The dimensionality of the tiling specified cannot exceed that of the domain
provided in the for loop pragmas in the loop nest, but it can be smaller.
Syntax: waverfront
This schedule command when at the outermost level of the schedule annotation indicates that all the loop nests in the loop chain should use a wavefront parallelization strategy. A wavefront strategy turns a loop nest into one with an outer serial loop (no change) and then D − 1 inner parallel loops. The D − 1 inner parallel loops will be skewed enough to make the parallelism legal. The wavefront command can also be used as the schedule over and/or within tiles.
Syntax: serial
and parallel
The serial directive is used inside the tiling directive to indicate that the schedule over or within (or both) should not be parallelized. Similarly, the parallel directive is used inside the tiling directive to indicate that the schedule over or within (or both) should be parallelized. Can also be used stand-alone to indicates that the outer loop of all loop nests in the loop chain should be parallelized.
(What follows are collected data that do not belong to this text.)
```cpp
int hg_device_errors(bool clear);
long long hg_workspace_bytes(int B, int H, int W, int K, int n_hyp);
hipError_t hg_fit_launch(const float* flow, long long fbs, const float* seg, const float* occ, int K, float thr,
                         int n_hyp, unsigned long long seed, int* records, void* workspace, int B, int H, int W,
                         hipStream_t s);
int hg_loss_partials(int B, int H, int W);
hipError_t hg_loss_fwd_launch(const float* flow, long long fbs, const float* seg, const int* records, double* partials,
                              float* out, int B, int H, int W, hipStream_t s);
hipError_t hg_loss_bwd_launch(const float* flow, long long fbs, const float* seg, const int* records,
                              const float* gloss, float* gflow, int B, int H, int W, hipStream_t s);

hipError_t upsample_fwd_launch(const float* x, float* out, int B, int C, int H, int W, int k,
                               hipStream_t s);
hipError_t upsample_bwd_launch(const float* gout, float* gx, int B, int C, int H, int W, int k,
                               hipStream_t s, const float* gout2 = nullptr);
int convex_pyramid_max_levels();
hipError_t convex_pyr_fwd_launch(int n, const float* const* flow, const float* const* mask, float* const* out,
                                 const int* H, const int* W, int B, int factor, float mask_scale, hipStream_t s);
hipError_t convex_pyr_bwd_launch(int n, const float* const* flow, const float* const* mask,
                                 const float* const* gout, float* const* gflow, float* const* gmask, float* scratch,
                                 const int* H, const int* W, int B, int factor, float mask_scale, hipStream_t s);
bool convex_factor_ok(int factor);
long long convex_bwd_scratch(int B, int H, int W);
hipError_t convex_fwd_launch(const float* flow, const float* mask, float* out, int B, int H, int W,
                             int factor, float mask_scale, hipStream_t s);
hipError_t convex_bwd_launch(const float* flow, const float* mask, const float* gout, float* gflow,
                             float* gmask, float* scratch, int B, int H, int W, int factor,
                             float mask_scale, hipStream_t s);
hipError_t stream_copy_launch(const float* src, float* dst, long long n, hipStream_t s);
hipError_t area_pyramid_launch(const float* x, float* o1, float* o2, float* o3, long long planes,
                               int H, int W, hipStream_t s);

}
```

### unsamflow_amd/kernel_timer.py

```python
from __future__ import annotations

import collections
import contextlib
import ctypes
import os

import torch

_active: "KernelTimer | None" = None
_roctx = None


def site_name(op: str, key) -> str:
    return "usf:" + op + ":" + "x".join(str(k) for k in key[:4]) + "".join(f":{k}" for k in key[4:])


def _roctx_lib():
    global _roctx
    if _roctx is None:
        _roctx = False
        if os.environ.get("USF_ROCTX") == "1":
            for name in ("librocprofiler-sdk-roctx.so.1", "librocprofiler-sdk-roctx.so", "libroctx64.so"):
                try:
                    lib = ctypes.CDLL(name)
# ... 57 lines not shown
        for a in agg.values():
            a["mean_us"] = a["total_us"] / a["n"]
        return agg


@contextlib.contextmanager
def timed(op: str, key, device, nbytes: int, flops: int = 0):
    rx = _roctx_lib()
    if rx:
        rx.roctxRangePushA(site_name(op, key).encode())
    try:
        kt = _active
        if kt is None or (kt.only is not None and (op, tuple(key)) not in kt.only):
            yield
            return
        if not kt.time_in_step:
            yield
            kt.records.append((op, key, None, None, nbytes, flops))
            return
        s = torch.cuda.Event(enable_timing=True)
        e = torch.cuda.Event(enable_timing=True)
        stream = torch.cuda.current_stream(device)
        s.record(stream)
        yield
        e.record(stream)
        kt.records.append((op, key, s, e, nbytes, flops))
    finally:
        if rx:
            rx.roctxRangePop()
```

Below is the completely annotated version of the code with the a fused and tiled
schedule.
Additional examples can be found under examples
.
#include <cmath>
#include <iostream>
#include <cstdlib>
using namespace std;
void foo( double* C, double* B, int i ){
C[i] = (1.0 / (i + 1)) * cos( B[i] );
}
int main(){
int N = 10;
double A[N];
double B[N];
double C[N];
double e = exp( 1.0 );
srand( 12345 );
for( int i = 0; i <= N-1; i += 1 ){
A[i] = (rand() % 10000) * 0.001;
B[i] = e;
C[i] = 0;
}
#pragma omplc loopchain schedule( fuse(), tile( (16), parallel, serial) )
{
#pragma omplc for domain(1:N-2) \
with (i) \
read A { (i-1), (i), (i+1) }, \
write B { (i) }
for( int i = 1; i <= N-2; i += 1 ){
B[i] = (A[i-1] + A[i] + A[i+1]) * e;
}
#pragma omplc for domain(0:N-1) \
with (i) \
read B { (i) }, \
write C { (i) }
for( int i = 0; i <= N-1; i += 1 ){
foo( C, B, i );
}
}
cout.precision(4);
cout << scientific;
cout << "A: ";
for( int i = 0; i <= N-1; i += 1 ){
cout << ((A[i]<0)?"":" ") << A[i] << " ";
}
cout << endl << "B: ";
for( int i = 0; i <= N-1; i += 1 ){
cout << ((B[i]<0)?"":" ") << B[i] << " ";
}
cout << endl << "C: ";
for( int i = 0; i <= N-1; i += 1 ){
cout << ((C[i]<0)?"":" ") << C[i] << " ";
}
cout << endl;
}
- It doesn't build, giving the error like
ld: could not find -lisl -lloopchainIR -lor-tools ...
- You need to set
LIBRARY_PATH
to include the directory containing the ISL, LoopChainIR, or OR-Tools library objects. - It doesn't build, giving the error that it couldn't find a header file (such as all_isl.h, LoopChain.hpp, SageToTransformationWalker.hpp )
- You need to set
CPATH
to include the directories containing the ISL, LoopChainIR, and ISL To Sage header files (see the section Setup and Build). - It builds, but running give an error like
error while loading shared libraries: libisl.so: cannot open shared object file: No such file or directory
- You need to set
LD_LIBRARY_PATH
to include the directory containing the ISL shared object (see the section Setup and Build).